• **TASK BRIEF**: Copy out, unchanged, every line from the start of the records to the line that contains "const double* x, const", and stop there.

(Stored items)
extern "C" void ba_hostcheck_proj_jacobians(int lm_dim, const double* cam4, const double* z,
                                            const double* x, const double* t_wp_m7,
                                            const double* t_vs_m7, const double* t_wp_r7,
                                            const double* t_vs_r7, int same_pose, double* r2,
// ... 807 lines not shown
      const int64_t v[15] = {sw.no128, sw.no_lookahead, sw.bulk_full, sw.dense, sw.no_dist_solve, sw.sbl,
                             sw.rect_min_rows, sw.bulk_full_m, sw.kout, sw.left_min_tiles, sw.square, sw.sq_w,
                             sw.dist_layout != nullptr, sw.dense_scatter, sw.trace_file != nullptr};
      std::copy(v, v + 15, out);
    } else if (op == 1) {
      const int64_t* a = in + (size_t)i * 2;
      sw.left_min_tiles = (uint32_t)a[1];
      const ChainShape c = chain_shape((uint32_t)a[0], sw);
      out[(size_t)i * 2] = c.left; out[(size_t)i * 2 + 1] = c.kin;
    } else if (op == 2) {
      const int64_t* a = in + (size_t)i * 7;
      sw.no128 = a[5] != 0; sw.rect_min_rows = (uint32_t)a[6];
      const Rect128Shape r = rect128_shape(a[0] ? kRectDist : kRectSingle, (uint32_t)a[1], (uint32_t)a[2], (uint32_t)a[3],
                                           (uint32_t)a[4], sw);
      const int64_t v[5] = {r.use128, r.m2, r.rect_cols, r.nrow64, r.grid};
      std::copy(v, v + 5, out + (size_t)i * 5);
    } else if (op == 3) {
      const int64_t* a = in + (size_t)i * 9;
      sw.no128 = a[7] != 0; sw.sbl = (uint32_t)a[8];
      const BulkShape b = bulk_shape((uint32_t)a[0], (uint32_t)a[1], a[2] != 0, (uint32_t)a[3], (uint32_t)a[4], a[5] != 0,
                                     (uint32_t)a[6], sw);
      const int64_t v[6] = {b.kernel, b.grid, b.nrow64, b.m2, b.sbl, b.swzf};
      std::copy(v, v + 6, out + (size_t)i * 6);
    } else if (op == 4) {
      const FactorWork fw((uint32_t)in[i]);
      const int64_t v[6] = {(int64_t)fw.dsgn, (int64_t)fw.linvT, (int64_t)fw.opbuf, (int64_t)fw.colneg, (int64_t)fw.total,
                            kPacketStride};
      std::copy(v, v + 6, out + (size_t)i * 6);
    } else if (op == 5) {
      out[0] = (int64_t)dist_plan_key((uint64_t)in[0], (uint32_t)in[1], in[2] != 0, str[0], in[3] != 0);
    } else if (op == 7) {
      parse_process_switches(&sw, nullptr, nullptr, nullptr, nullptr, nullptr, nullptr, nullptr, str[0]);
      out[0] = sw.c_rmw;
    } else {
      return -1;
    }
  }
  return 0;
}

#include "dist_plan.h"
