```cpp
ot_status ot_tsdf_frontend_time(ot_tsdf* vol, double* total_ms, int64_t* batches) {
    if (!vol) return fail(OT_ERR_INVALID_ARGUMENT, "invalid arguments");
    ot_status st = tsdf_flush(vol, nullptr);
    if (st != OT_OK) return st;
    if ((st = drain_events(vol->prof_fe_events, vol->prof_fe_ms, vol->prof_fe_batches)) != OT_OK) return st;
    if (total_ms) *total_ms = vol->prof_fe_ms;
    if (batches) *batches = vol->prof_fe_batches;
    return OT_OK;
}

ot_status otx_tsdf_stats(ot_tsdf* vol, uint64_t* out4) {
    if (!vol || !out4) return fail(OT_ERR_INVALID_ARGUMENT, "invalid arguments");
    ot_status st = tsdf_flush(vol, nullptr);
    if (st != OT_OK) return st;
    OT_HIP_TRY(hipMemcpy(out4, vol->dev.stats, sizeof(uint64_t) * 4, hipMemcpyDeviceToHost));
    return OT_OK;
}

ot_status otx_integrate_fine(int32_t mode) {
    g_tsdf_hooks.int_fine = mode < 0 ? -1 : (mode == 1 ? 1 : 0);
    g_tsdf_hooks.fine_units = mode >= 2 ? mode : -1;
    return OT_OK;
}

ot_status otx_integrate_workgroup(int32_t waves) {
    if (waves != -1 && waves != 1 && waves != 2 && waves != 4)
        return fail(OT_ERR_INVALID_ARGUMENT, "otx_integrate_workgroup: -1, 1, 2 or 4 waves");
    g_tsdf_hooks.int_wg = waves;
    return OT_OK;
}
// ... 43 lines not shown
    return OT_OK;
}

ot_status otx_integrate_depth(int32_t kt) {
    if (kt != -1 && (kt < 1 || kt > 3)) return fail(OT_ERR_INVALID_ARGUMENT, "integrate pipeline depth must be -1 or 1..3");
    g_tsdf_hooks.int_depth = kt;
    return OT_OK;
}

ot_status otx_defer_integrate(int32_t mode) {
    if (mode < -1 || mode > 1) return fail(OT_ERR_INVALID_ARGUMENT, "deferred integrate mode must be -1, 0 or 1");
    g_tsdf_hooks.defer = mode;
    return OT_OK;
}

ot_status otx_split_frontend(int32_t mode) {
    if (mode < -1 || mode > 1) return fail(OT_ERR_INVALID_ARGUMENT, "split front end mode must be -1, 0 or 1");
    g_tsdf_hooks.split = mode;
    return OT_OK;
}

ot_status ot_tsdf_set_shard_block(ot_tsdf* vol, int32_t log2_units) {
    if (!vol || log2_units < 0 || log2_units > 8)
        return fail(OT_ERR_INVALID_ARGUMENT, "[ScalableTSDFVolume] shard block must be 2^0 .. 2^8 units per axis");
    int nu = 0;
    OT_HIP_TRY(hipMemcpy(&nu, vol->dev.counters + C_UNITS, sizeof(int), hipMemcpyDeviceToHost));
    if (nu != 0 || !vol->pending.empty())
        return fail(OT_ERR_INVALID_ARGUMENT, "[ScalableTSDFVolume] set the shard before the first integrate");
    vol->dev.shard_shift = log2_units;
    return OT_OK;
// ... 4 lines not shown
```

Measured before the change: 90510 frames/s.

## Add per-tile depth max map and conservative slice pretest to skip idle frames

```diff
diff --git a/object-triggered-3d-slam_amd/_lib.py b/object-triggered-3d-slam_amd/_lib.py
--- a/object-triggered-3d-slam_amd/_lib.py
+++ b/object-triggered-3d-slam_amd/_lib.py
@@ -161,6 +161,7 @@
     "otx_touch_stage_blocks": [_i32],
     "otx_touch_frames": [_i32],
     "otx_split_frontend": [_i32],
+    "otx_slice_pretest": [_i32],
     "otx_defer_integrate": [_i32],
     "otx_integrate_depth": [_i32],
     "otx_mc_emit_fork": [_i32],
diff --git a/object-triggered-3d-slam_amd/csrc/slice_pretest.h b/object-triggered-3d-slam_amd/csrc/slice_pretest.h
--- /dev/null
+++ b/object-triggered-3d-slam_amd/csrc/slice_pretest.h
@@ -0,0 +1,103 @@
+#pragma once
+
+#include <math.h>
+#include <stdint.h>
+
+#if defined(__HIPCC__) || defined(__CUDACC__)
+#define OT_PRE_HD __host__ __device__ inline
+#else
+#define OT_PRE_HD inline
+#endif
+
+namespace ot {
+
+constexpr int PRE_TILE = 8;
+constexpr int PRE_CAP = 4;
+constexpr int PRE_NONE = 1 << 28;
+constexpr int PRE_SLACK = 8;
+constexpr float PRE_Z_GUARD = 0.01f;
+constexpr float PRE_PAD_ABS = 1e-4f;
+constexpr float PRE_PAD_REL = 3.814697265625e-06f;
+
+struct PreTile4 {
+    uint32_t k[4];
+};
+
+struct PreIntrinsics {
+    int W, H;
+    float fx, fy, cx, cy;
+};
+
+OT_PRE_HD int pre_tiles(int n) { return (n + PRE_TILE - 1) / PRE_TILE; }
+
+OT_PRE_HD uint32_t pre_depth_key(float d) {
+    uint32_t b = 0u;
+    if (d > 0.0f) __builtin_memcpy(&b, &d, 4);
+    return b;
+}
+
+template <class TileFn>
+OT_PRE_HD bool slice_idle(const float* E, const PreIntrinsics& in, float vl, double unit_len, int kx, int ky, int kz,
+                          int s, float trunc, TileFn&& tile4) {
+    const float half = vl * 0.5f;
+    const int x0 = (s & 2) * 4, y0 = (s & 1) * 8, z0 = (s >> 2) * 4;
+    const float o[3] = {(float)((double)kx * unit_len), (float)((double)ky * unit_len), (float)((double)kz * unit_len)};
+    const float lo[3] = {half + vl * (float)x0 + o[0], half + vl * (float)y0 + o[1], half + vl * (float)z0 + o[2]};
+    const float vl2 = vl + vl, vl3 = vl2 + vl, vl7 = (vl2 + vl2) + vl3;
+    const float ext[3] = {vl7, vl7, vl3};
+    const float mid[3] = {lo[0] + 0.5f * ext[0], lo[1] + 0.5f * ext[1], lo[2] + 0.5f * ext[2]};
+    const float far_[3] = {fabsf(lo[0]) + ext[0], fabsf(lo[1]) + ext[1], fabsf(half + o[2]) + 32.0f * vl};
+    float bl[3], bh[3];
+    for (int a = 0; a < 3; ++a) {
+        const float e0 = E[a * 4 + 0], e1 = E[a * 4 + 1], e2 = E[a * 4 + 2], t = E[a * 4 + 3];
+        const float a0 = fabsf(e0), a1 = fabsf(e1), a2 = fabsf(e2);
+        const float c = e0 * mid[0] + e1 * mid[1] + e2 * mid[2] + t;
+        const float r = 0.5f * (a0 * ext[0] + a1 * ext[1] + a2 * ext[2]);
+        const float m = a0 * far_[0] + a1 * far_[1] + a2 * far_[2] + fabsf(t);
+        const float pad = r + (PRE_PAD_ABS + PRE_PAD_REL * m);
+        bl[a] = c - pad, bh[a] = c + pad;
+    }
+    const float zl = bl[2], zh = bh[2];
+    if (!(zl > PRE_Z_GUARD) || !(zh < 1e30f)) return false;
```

• **ANSWER BOX**:
extern "C" void ba_hostcheck_proj_jacobians(int lm_dim, const double* cam4, const double* z,
                                            const double* x, const double* t_wp_m7,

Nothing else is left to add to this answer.